For freight forwarders and shippers, this challenge is twofold. Digital tools improve visibility and responsiveness, but any service interruption linked to a cyber incident can paralyze an entire logistics chain. Investment in information system security is becoming as strategic as freight rate negotiation. France has indeed planned €570 million within the France 2030 plan to accelerate digitalization and decarbonization of the transport sector, a strong signal for players wishing to modernize their processes.
How to anticipate these developments in your operations?
Faced with alliance restructuring, rate volatility and the EU ETS regulatory shock, international trade professionals need tools offering visibility and responsiveness on their operations.

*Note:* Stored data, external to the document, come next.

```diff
+static int launch_conv23(const Conv23Fwd& p, int rows, int nets, cudaStream_t st) {
+  static bool configured = false;
+  if (!configured) {
+    B2_CHECK_CUDA(cudaFuncSetAttribute(k_conv23_fwd, cudaFuncAttributeMaxDynamicSharedMemorySize, conv23::kSmemBytes));
+    configured = true;
+  }
+  static const char* trace_label = getenv("B200DQN_TRACE_LABEL");
+  const int trace = (trace_label && strcmp(trace_label, "conv23_fwd") == 0) ? 1 : 0;
+  B2_CHECK_CUDA(launch_pdl(k_conv23_fwd, dim3(rows, nets), dim3(umma2::kThreads2), conv23::kSmemBytes, st, p, trace,
+                           ktrace_slot("conv23_fwd")));
+  B2_PROF("conv23_fwd", st);
+  return B200DQN_OK;
+}
 
 struct V2Fc1Fwd {
   static constexpr int kBN = 32;
@@ -767,27 +1021,39 @@
     p.im2col = (nets == 2 && rows == n->nb) ? u->im2col1 : nullptr;
     if ((rc = umma2::launch_umma2("conv1_fwd", p, rows * kP1 * kP1, kC1, nets, st, release_early))) return rc;
   }
-  {
-    using P = V2ConvFwd<kP1, kC1, 4, 2, kC2>;
-    P p;
+  if (rows <= kConv23MaxRows) {
+    Conv23Fwd p{};
     for (int z = 0; z < 2; ++z) {
-      p.in16[z] = planes(0, z); p.wimg[z] = u->img_fwd[z][1]; p.out16[z] = planes(1, z);
-      p.out[z] = z ? nullptr : n->d_h2[z];
-    }
-    p.rows = rows;
-    if ((rc = umma2::launch_umma2("conv2_fwd", p, rows * kP2 * kP2, kC2, nets, st, false))) return rc;
-  }
-  {
-    using P = V2ConvFwd<kP2, kC2, 3, 1, kC3>;
-    P p;
-    for (int z = 0; z < 2; ++z) {
-      p.in16[z] = planes(1, z); p.wimg[z] = u->img_fwd[z][2]; p.out16[z] = planes(2, z);
-      p.out[z] = z ? nullptr : n->d_h3[z];
-    }
-    p.rows = rows;
-    if ((rc = umma2::launch_umma2("conv3_fwd", p, rows * kP3 * kP3, kC3, nets, st, release_early))) return rc;
-    if (nets == 2 && rows == n->nb && comm_gather_active(n, st) && (rc = umma_push_h3(n, st))) return rc;
-  }
+      p.c2.in16[z] = planes(0, z); p.c2.wimg[z] = u->img_fwd[z][1];
+      p.c3.wimg[z] = u->img_fwd[z][2]; p.c3.out16[z] = planes(2, z);
+      p.c3.out[z] = z ? nullptr : n->d_h3[z];
+    }
+    p.c2.out[0] = n->d_h2[0]; p.c2.out16[0] = planes(1, 0);
+    p.c2.rows = p.c3.rows = rows;
+    if ((rc = launch_conv23(p, rows, nets, st))) return rc;
+  } else {
+    {
+      using P = V2ConvFwd<kP1, kC1, 4, 2, kC2>;
+      P p;
+      for (int z = 0; z < 2; ++z) {
+        p.in16[z] = planes(0, z); p.wimg[z] = u->img_fwd[z][1]; p.out16[z] = planes(1, z);
+        p.out[z] = z ? nullptr : n->d_h2[z];
+      }
+      p.rows = rows;
+      if ((rc = umma2::launch_umma2("conv2_fwd", p, rows * kP2 * kP2, kC2, nets, st, false))) return rc;
+    }
+    {
+      using P = V2ConvFwd<kP2, kC2, 3, 1, kC3>;
+      P p;
+      for (int z = 0; z < 2; ++z) {
+        p.in16[z] = planes(1, z); p.wimg[z] = u->img_fwd[z][2]; p.out16[z] = planes(2, z);
+        p.out[z] = z ? nullptr : n->d_h3[z];
+      }
+      p.rows = rows;
+      if ((rc = umma2::launch_umma2("conv3_fwd", p, rows * kP3 * kP3, kC3, nets, st, release_early))) return rc;
+    }
+  }
+  if (nets == 2 && rows == n->nb && comm_gather_active(n, st) && (rc = umma_push_h3(n, st))) return rc;
   {
     V2Fc1Fwd p;
     for (int z = 0; z < 2; ++z) { p.in16[z] = planes(2, z); p.wimg[z] = u->img_fwd[z][3]; }
```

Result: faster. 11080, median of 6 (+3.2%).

The growing complexity of maritime freight is directly reflected in customs formalities: new surcharges to integrate into clearance calculations, changes in trade routes that modify applicable customs regimes, multiplication of controls linked to environmental compliance.
For freight forwarders, carriers and industrialists who import or export, mastery of customs clearance becomes a genuine performance lever. In an environment where surcharges multiply and cost parameters are constantly changing, being able to track declaration progress in real time, estimate customs duties and centralize operations on a single tool allows you to gain agility and reduce error risks.

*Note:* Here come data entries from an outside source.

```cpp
int render_batch(ptmi_ctx* c, const float* view16, uint32_t frame0, int n_frames, int reset_first, int fold = -1, int dry_steps = 0, const ViewBatch* views = nullptr) {
  const ptmi_params& p = c->prm;
  c->ahead.valid = false;
  const RenderConst rc = make_render_const(c, view16, frame0, n_frames, reset_first);
  if (rc.n_local == 0) return PTMI_OK;
  ViewTab vtab{};
  if (views) vtab = views->vt, vtab.n_local = rc.n_local;
  const ViewTab* vt = views ? &vtab : nullptr;

  const int n_steps = rc.num_samples * p.max_bounces;
  const size_t npaths = (size_t)rc.n_local * (size_t)n_frames;
  c->batch_enqueued = false;
  int rcode = ensure_paths(c, npaths, n_steps + 2, rc.num_samples > 1);
  if (rcode) return rcode;
  StepCtl* ctl = c->d_ctl.as<StepCtl>();
  const uint32_t total = rc.n_local * (uint32_t)n_frames;
  const int sa_carry = stack_alloc_for(c);
  const bool carry = c->tun.bvh_carry > 0 && c->S.n_nodes > 0 && c->bvh_depth >= c->tun.bvh_carry_min_depth && total >= (uint32_t)c->tun.bvh_carry_min_paths && p.max_bounces > 1;
  const uint32_t resv = carry ? (uint32_t)c->tun.bvh_carry_slots : 0u;
  const int rec_words = carry_rec_words(sa_carry);
  if (carry)
    for (int k = 0; k < 2; k++) HIP_TRY(c, c->d_carry[k].ensure((size_t)resv * (size_t)rec_words * 4));
  auto carry_of = [&](int s) {
    Carry cy{};
    cy.resv = s == 0 ? 0u : resv;
    cy.resv_next = resv;
    cy.after = c->tun.bvh_carry;
    cy.rec_words = rec_words;
    cy.pool_in = c->d_carry[s & 1].as<uint32_t>();
    cy.pool_out = c->d_carry[(s + 1) & 1].as<uint32_t>();
    return cy;
  };
  const uint32_t bound = total + total / 8 + (uint32_t)c->num_cus * 8 * 1024 + resv;
  const uint32_t ew_grid = std::max<uint32_t>(1, std::min<uint32_t>((total + kBlock - 1) / kBlock, (uint32_t)c->num_cus * 16));
  const int sort_env = c->tun.sort;
  const bool sort = sort_env >= 0 ? sort_env != 0 : c->material_classes > 1;

  const auto shade = with_flags([](auto is, auto so, auto cn, auto mu) { return shade_kernel<is, so, cn, mu>(); }, p.importance_sampling != 0, sort, c->counters,
                                rc.num_samples > 1);
  const auto shade_views = with_flags([](auto is, auto so, auto cn, auto mu) { return shade_views_kernel<is, so, cn, mu>(); }, p.importance_sampling != 0, sort, c->counters,
                                      rc.num_samples > 1);
  int shade_bpc = c->tun.shade_blocks_per_cu;
  if (shade_bpc <= 0) {
    int& cached = c->shade_blocks_per_cu[views ? reinterpret_cast<const void*>(shade_views) : reinterpret_cast<const void*>(shade)];
    if (cached == 0) {
      int nb = 0;
      const hipError_t oe = views ? hipOccupancyMaxActiveBlocksPerMultiprocessor(&nb, shade_views, kBlock, 0) : hipOccupancyMaxActiveBlocksPerMultiprocessor(&nb, shade, kBlock, 0);
      if (oe != hipSuccess || nb < 1) nb = 5;
      cached = nb;
    }
    shade_bpc = cached;
  }
  const uint32_t sgrid = std::max<uint32_t>(1, std::min<uint32_t>((bound + kSChunk - 1) / kSChunk, (uint32_t)c->num_cus * (uint32_t)std::min(8, std::max(1, shade_bpc))));
  unsigned long long* tot = c->d_totals.as<unsigned long long>();
  const TailPlan tail = tail_plan(c, rc);

  if (dry_steps == 0 && c->placement_pending) {
    c->placement_pending = false;
    if (total > tail.limit_first) {
      int r = placement_search(c, [&]() { return render_batch(c, view16, frame0, n_frames, reset_first, fold, 2, views); });
      if (r) return r;
    }
  }
  ScopedSpan whole(c, T_RENDER);
  c->batch_enqueued = true;
  hipLaunchKernelGGL(k_init_ctl, dim3((unsigned)((n_steps + 2 + 63) / 64)), dim3(64), 0, c->stream, ctl, n_steps + 2, resv);
  HIP_TRY(c, hipMemsetAsync(tot + 16, 0, kTotalsBytes - 128, c->stream));
  {
    ScopedSpan s(c, T_GENERATE);
    if (rc.num_samples == 1) HIP_TRY(c, hipMemsetAsync(c->d_touched.p, 0, npaths, c->stream));
    if (views) {
      const auto generate = with_flags([](auto cn) { return &k_generate_views<cn>; }, c->counters);
      hipLaunchKernelGGL(generate, dim3(ew_grid), dim3(kBlock), 0, c->stream, c->S, rc, paths_of(c, 0, rc.num_samples > 1), ctl, c->d_heads.as<uint32_t>(), tot, vtab);
    } else {
      const auto generate = with_flags([](auto cn) { return &k_generate<cn>; }, c->counters);
      hipLaunchKernelGGL(generate, dim3(ew_grid), dim3(kBlock), 0, c->stream, c->S, rc, paths_of(c, 0, rc.num_samples > 1), ctl, c->d_heads.as<uint32_t>(), tot);
    }
    HIP_TRY(c, hipGetLastError());
    c->stats.generate_launches++;
  }
  bool drained = false;
  const int run_steps = dry_steps > 0 ? std::min(n_steps, dry_steps) : n_steps;
  for (int s = 0; s < run_steps; s++) {
    if (s >= 12 && (s & 7) == 4) {
      uint32_t left = 1;
      uint32_t rec3[3] = {1, 0, 0};
      HIP_TRY(c, hipMemcpyAsync(rec3, &ctl[s].n_rays, sizeof rec3, hipMemcpyDeviceToHost, c->stream));
      HIP_TRY(c, hipStreamSynchronize(c->stream));
      left = (rec3[0] <= resv && rec3[2] == 0) ? 0u : 1u;
      if (left == 0) {
        drained = true;
        break;
      }
    }
    Paths P = paths_of(c, s, rc.num_samples > 1);
    if (const uint32_t tail_limit = dry_steps > 0 ? 0u : (s == 0 ? tail.limit_first : tail.limit_later)) {
      int lr = launch_tail(c, rc, P, ctl + s, s == 0 ? 1 : 0, tail_limit, tail.six, carry_of(s), vt);
      if (lr) return lr;
      if (s == 0 && total <= tail_limit) {
        drained = true;
        break;
      }
    }
    if (dry_steps == 0) {
      Carry cy = carry_of(s);
      if (!carry || s >= n_steps - c->tun.bvh_carry_last) cy.resv_next = 0u;
      int lr = launch_intersect(c, P, ctl + s, bound, false, s == 0 ? &rc : nullptr, cy, vt);
      if (lr) return lr;
    }
    {
      ScopedSpan sp(c, T_SHADE);
      if (views) hipLaunchKernelGGL(shade_views, dim3(sgrid), dim3(kBlock), 0, c->stream, c->S, rc, P, ctl + s, c->d_heads.as<uint32_t>(), tot, s == 0 ? 1 : 0, s == 0 ? 0u : resv, vtab);
      else hipLaunchKernelGGL(shade, dim3(sgrid), dim3(kBlock), 0, c->stream, c->S, rc, P, ctl + s, c->d_heads.as<uint32_t>(), tot, s == 0 ? 1 : 0, s == 0 ? 0u : resv);
      HIP_TRY(c, hipGetLastError());
    }
    c->stats.intersect_launches++;
    c->stats.shade_launches++;
  }
  if (dry_steps > 0) return PTMI_OK;
  if (carry && !drained && n_steps > 0) {
    int lr = launch_tail(c, rc, paths_of(c, n_steps, rc.num_samples > 1), ctl + n_steps, 0, 0xffffffffu, tail.six, carry_of(n_steps), vt);
    if (lr) return lr;
  }
  {
    ScopedSpan s(c, T_ACCUM);
    const int f_end = fold < 0 ? n_frames : std::min(fold, n_frames);
    if (views) hipLaunchKernelGGL(k_accumulate<true>, dim3(ew_grid), dim3(kBlock), 0, c->stream, rc, paths_of(c, 0, rc.num_samples > 1), views->stack, n_steps, tot, 0, f_end, vtab);
    else hipLaunchKernelGGL(k_accumulate<false>, dim3(ew_grid), dim3(kBlock), 0, c->stream, rc, paths_of(c, 0, rc.num_samples > 1), c->fb, n_steps, tot, 0, f_end, vtab);
    c->stats.accumulate_launches++;
  }
  HIP_TRY(c, hipGetLastError());
  c->stats.frames += (uint64_t)n_frames;
  c->ahead.rc = rc;
  c->ahead.grid = ew_grid;
  return PTMI_OK;
}

int check_queue_overflow(ptmi_ctx* c) {
  if (!c->d_totals.p) return PTMI_OK;
  unsigned long long flag = 0;
  HIP_TRY(c, hipMemcpy(&flag, c->d_totals.as<unsigned long long>() + 15, sizeof flag, hipMemcpyDeviceToHost));
  if (flag) return fail(c, PTMI_ERR_STATE, "internal: a step's queue outgrew its buffer (paths were dropped); the framebuffer is incomplete");
  return PTMI_OK;
}

int check_renderable(ptmi_ctx* c) {
  if (!c->fb || c->W <= 0) return fail(c, PTMI_ERR_STATE, "no framebuffer: call ptmi_resize first");
  const ptmi_params& p = c->prm;
  if (p.importance_sampling && c->has_unknown_material)
    return fail(c, PTMI_ERR_UNSUPPORTED,
                "importance_sampling with a material_type outside {0,1,2,3}: the shader would read stale private state (scatterRec)");
  return PTMI_OK;
}

struct Rccl {
  void* lib = nullptr;
  decltype(&ncclCommInitAll) CommInitAll = nullptr;
  decltype(&ncclCommDestroy) CommDestroy = nullptr;
  decltype(&ncclCommAbort) CommAbort = nullptr;
  decltype(&ncclReduce) Reduce = nullptr;
  decltype(&ncclGroupStart) GroupStart = nullptr;
  decltype(&ncclGroupEnd) GroupEnd = nullptr;
  decltype(&ncclGetErrorString) GetErrorString = nullptr;
  std::string why;
  bool load() {
    if (lib) return true;
    const char* names[] = {getenv("PTMI_RCCL_LIB"), "librccl.so.1", "librccl.so", "/opt/rocm/lib/librccl.so.1"};
    for (const char* n : names) {
      if (!n || !*n) continue;
      lib = dlopen(n, RTLD_NOW | RTLD_LOCAL);
      if (lib) break;
      why = dlerror();
    }
    if (!lib) return false;
#define PTMI_RCCL_SYM(field, sym)                                  \
  field = reinterpret_cast<decltype(field)>(dlsym(lib, #sym));     \
  if (!field) {                                                    \
    why = std::string("librccl lacks ") + #sym;                    \
    dlclose(lib);                                                  \
    lib = nullptr;                                                 \
    return false;                                                  \
  }
    PTMI_RCCL_SYM(CommInitAll, ncclCommInitAll)
    PTMI_RCCL_SYM(CommDestroy, ncclCommDestroy)
    PTMI_RCCL_SYM(CommAbort, ncclCommAbort)
    PTMI_RCCL_SYM(Reduce, ncclReduce)
    PTMI_RCCL_SYM(GroupStart, ncclGroupStart)
    PTMI_RCCL_SYM(GroupEnd, ncclGroupEnd)
    PTMI_RCCL_SYM(GetErrorString, ncclGetErrorString)
#undef PTMI_RCCL_SYM
    return true;
  }
};
Rccl g_rccl;
inline int rccl_fail_hook(const ptmi_ctx* c) {
#ifdef PTMI_TEST_HOOKS
  return c->test_rccl_fail;
#else
  (void)c;
  return 0;
#endif
}
std::once_flag g_rccl_once;
bool rccl_loaded() {
  std::call_once(g_rccl_once, [] { (void)g_rccl.load(); });
  return g_rccl.lib != nullptr;
}

#define RCCL_TRY(c, expr)                                                                                            \
  do {                                                                                                               \
    ncclResult_t _r = (expr);                                                                                        \
    if (_r != ncclSuccess) return fail((c), PTMI_ERR_DEVICE, std::string(#expr) + ": " + g_rccl.GetErrorString(_r)); \
  } while (0)

template <class F>
int on_all_devices(ptmi_ctx* c, F fn, bool parallel = false) {
  const std::vector<ptmi_ctx*> devs = local_devices(c);
  std::vector<int> rcs(devs.size(), PTMI_OK);
  if (parallel) {
    for (ptmi_ctx* q : c->peers) {
      if (!q->worker) q->worker = std::make_unique<PeerWorker>();
      q->worker->post([&fn, q] { return fn(q); });
    }
    rcs[0] = fn(c);
    for (size_t i = 1; i < devs.size(); i++) rcs[i] = devs[i]->worker->wait();
  } else {
    for (size_t i = 0; i < devs.size(); i++)
      if ((rcs[i] = fn(devs[i]))) break;
  }
  for (size_t i = 1; i < devs.size(); i++)
    if (rcs[i] && !rcs[0]) {
      c->err = "local device #" + std::to_string(i) + " (GPU " + std::to_string(devs[i]->device) + "): " + devs[i]->err;
      return rcs[i];
    }
  return rcs[0];
}

__global__ __launch_bounds__(kBlock) void k_gather_tiles(float4* __restrict__ dst, const float4* __restrict__ src, uint32_t n_local, int rank, int world, int tile) {
  for (uint32_t j = blockIdx.x * kBlock + threadIdx.x; j < n_local; j += gridDim.x * kBlock) {
    const uint32_t tl = j / (uint32_t)tile, within = j - tl * (uint32_t)tile;
    const uint32_t pix = (tl * (uint32_t)world + (uint32_t)rank) * (uint32_t)tile + within;
    dst[pix] = src[pix];
  }
}

__global__ __launch_bounds__(kBlock) void k_add_into(float4* __restrict__ dst, const float4* __restrict__ src, size_t n) {
  for (size_t i = (size_t)blockIdx.x * kBlock + threadIdx.x; i < n; i += (size_t)gridDim.x * kBlock) {
    const float4 a = dst[i], b = src[i];
    dst[i] = make_float4(a.x + b.x, a.y + b.y, a.z + b.z, a.w + b.w);
// ... 1327 lines not shown
```

webgpu-path-tracer_amd/csrc/ptmi_kernels.h:

```cpp
#pragma once
#include "ptmi_device.h"
#include "ptmi_tuning.h"

namespace ptmi {

constexpr int kBlock = 256;

DEV void reset_heads(uint32_t* __restrict__ heads) {
  if (blockIdx.x == 0 && threadIdx.x < kMaxTeams) heads[threadIdx.x * kHeadStride] = 0u;
}

DEV void reduce_counters(const Counters& cn, unsigned long long* __restrict__ totals, bool bvh) {
  uint32_t v[5] = {cn.node_visits, cn.tri_tests, cn.sphere_tests, cn.quad_tests, cn.mat_fetches};
#pragma unroll
  for (int k = 0; k < 5; k++) {
    unsigned long long x = v[k];
    for (int off2 = 32; off2 > 0; off2 >>= 1) x += __shfl_down(x, off2, 64);
    if (lane_id() == 0 && x) {
      atomicAdd(&totals[2 + k], x);
      if (bvh && k == 0) atomicAdd(&totals[7], x);
      if (bvh && k == 4) atomicAdd(&totals[8], x);
    }
  }
}
// ... 477 lines not shown
        float pdf = rc.light_mix * lpdf + rc.surface_mix * lambertian_pdf;
        if (pdf <= 0.00001f) {
          drop_acc = true;
          sample_done = true;
        } else {
          T = T * ((lambertian_pdf * mix3(m.color, m.spec, doSpecular)) / pdf);
          no = so;
          nd = sd;
        }
      }
    } else {
      T = T * mix3(m.color, m.spec, doSpecular);
      no = sorg;
      nd = sdir;
    }
    if (!sample_done) {
      if (roulette && bounce > 2) {
        LT(LT_RR);
        float p = ptm_max(T.x, ptm_max(T.y, T.z));
        if (rand2D(rng) > p) {
          sample_done = true;
        } else {
          T = T * rcp_exact(p);
        }
      }
      if (!sample_done) {
        bounce++;
        if (bounce >= rc.max_bounces) sample_done = true;
      }
    }
  }

  const bool changes = !(add.x == 0.0f && add.y == 0.0f && add.z == 0.0f);
  ns.pid = pid;
  if (!sample_done) {
    if (changes) {
      LT(LT_ACC_CONT);
      float4 A4 = acc_load(P, pid, acc_written);
      f3 acc = mk3(A4) + add;
      acc_store(P, pid, make_float4(acc.x, acc.y, acc.z, A4.w), acc_written);
      acc_written = true;
    }
    ns.o = no, ns.d = nd, ns.T = T, ns.bounce = bounce | (acc_written ? kAccWritten : 0), ns.rng = rng;
    return true;
  }

  LT(LT_END_SAMPLE);
  if (!MULTI) {
    if (drop_acc) {
      f3 fin = mk3(0, 0, 0) + add;
      acc_store(P, pid, make_float4(fin.x, fin.y, fin.z, __int_as_float(1)), acc_written);
    } else {
      end_sample_progressive(P, pid, add, acc_written);
    }
    return false;
  } else {
  float4 A4 = P.acc[pid];
  int sample = __float_as_int(A4.w);
  f3 radiance = drop_acc ? add : (mk3(A4) + add);
  f3 sum = mk3(P.pixsum[pid]) + radiance;
  sample++;
  if (sample < rc.num_samples) {
    P.pixsum[pid] = make_float4(sum.x, sum.y, sum.z, 0.0f);
    if (MV) camera_ray_view(rc, vt, pid, sample, rng, no, nd);
    else camera_ray(rc, local_to_pixel(rc, pid % rc.n_local), sample, rng, no, nd);
    P.acc[pid] = make_float4(0.0f, 0.0f, 0.0f, __int_as_float(sample));
    ns.o = no, ns.d = nd, ns.T = mk3(1.0f, 1.0f, 1.0f), ns.bounce = 0, ns.rng = rng;
    return true;
  }
  f3 fin = sum / rc.sample_div;
  P.acc[pid] = make_float4(fin.x, fin.y, fin.z, __int_as_float(sample));
  return false;
  }
}

constexpr uint32_t kRegionDiv = 16;
constexpr uint32_t kRegionDivCont = 64;
constexpr int kTailLimitFirst = 2 << 20, kTailLimitLater = 1 << 20;
constexpr int kTailLimitFirstShallow = 24 << 20, kTailLimitLaterShallow = 2 << 20;
constexpr int kTailLimitFirstDeep = 6 << 20;
constexpr int kTailRefill = 16;
constexpr bool kMissShortcut = true;
constexpr int kSChunk = 512;
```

Customeo, the digital customs clearance platform developed by Derudder, responds to these challenges. It covers more than 150 customs offices in France and Europe, across 7 countries (France, United Kingdom, Belgium, Netherlands, Spain, Italy, Estonia). All types of operations are handled: import, export, T1 transit, clearance, T2L and CCS. With real-time status tracking, integrated duty estimates and direct chat with declarants, Customeo allows you to maintain control over your customs operations, even in a fully changing market.
FAQs
Why are maritime freight rates falling in 2026?
The rate decline is mainly explained by the structural overcapacity of the global fleet. Capacity increases by 3.5% in 2026, driven by deliveries of new container ships ordered during the post-Covid boom, while demand grows by only 2%. The gradual reopening of the Suez Canal releases additional capacity. This supply-demand imbalance places shippers in a strong position for rate negotiations.
What is the impact of the EU ETS on maritime transport costs?
Since January 2026, the EU ETS covers 100% of CO2 emissions on routes involving European ports, compared to 70% in 2025. The inclusion of methane and nitrous oxide further increases costs. Emissions surcharges (EMS/ESS) have increased by 40 to 50%, rising for example from $114 to $168 per FEU on the Asia-Northern Europe corridor. These surcharges now represent up to 12% of transport costs.
What are the new maritime alliances since 2025?
The end of the 2M alliance between Maersk and MSC in February 2025 gave rise to three configurations. The Gemini Cooperation (Maersk and Hapag-Lloyd) holds 21.5% market share and focuses on reliability. The Ocean Alliance (CMA CGM, COSCO, Evergreen) maintains 29.3% with broad geographic coverage. MSC operates standalone with 21.3% of global capacity and a cost compression strategy.
Will the Suez Canal reopen in 2026?
The reopening is gradual but cautious. The last vessel attacked by the Houthis was on September 29, 2025, and both CMA CGM and Maersk resumed some services via Suez in early 2026. Traffic remains 60% below 2023 levels. Shipping companies assess risks on a case-by-case basis, as the Houthis' suspension of operations remains conditional. Full normalization is envisaged for the second half of 2026, subject to geopolitical stability.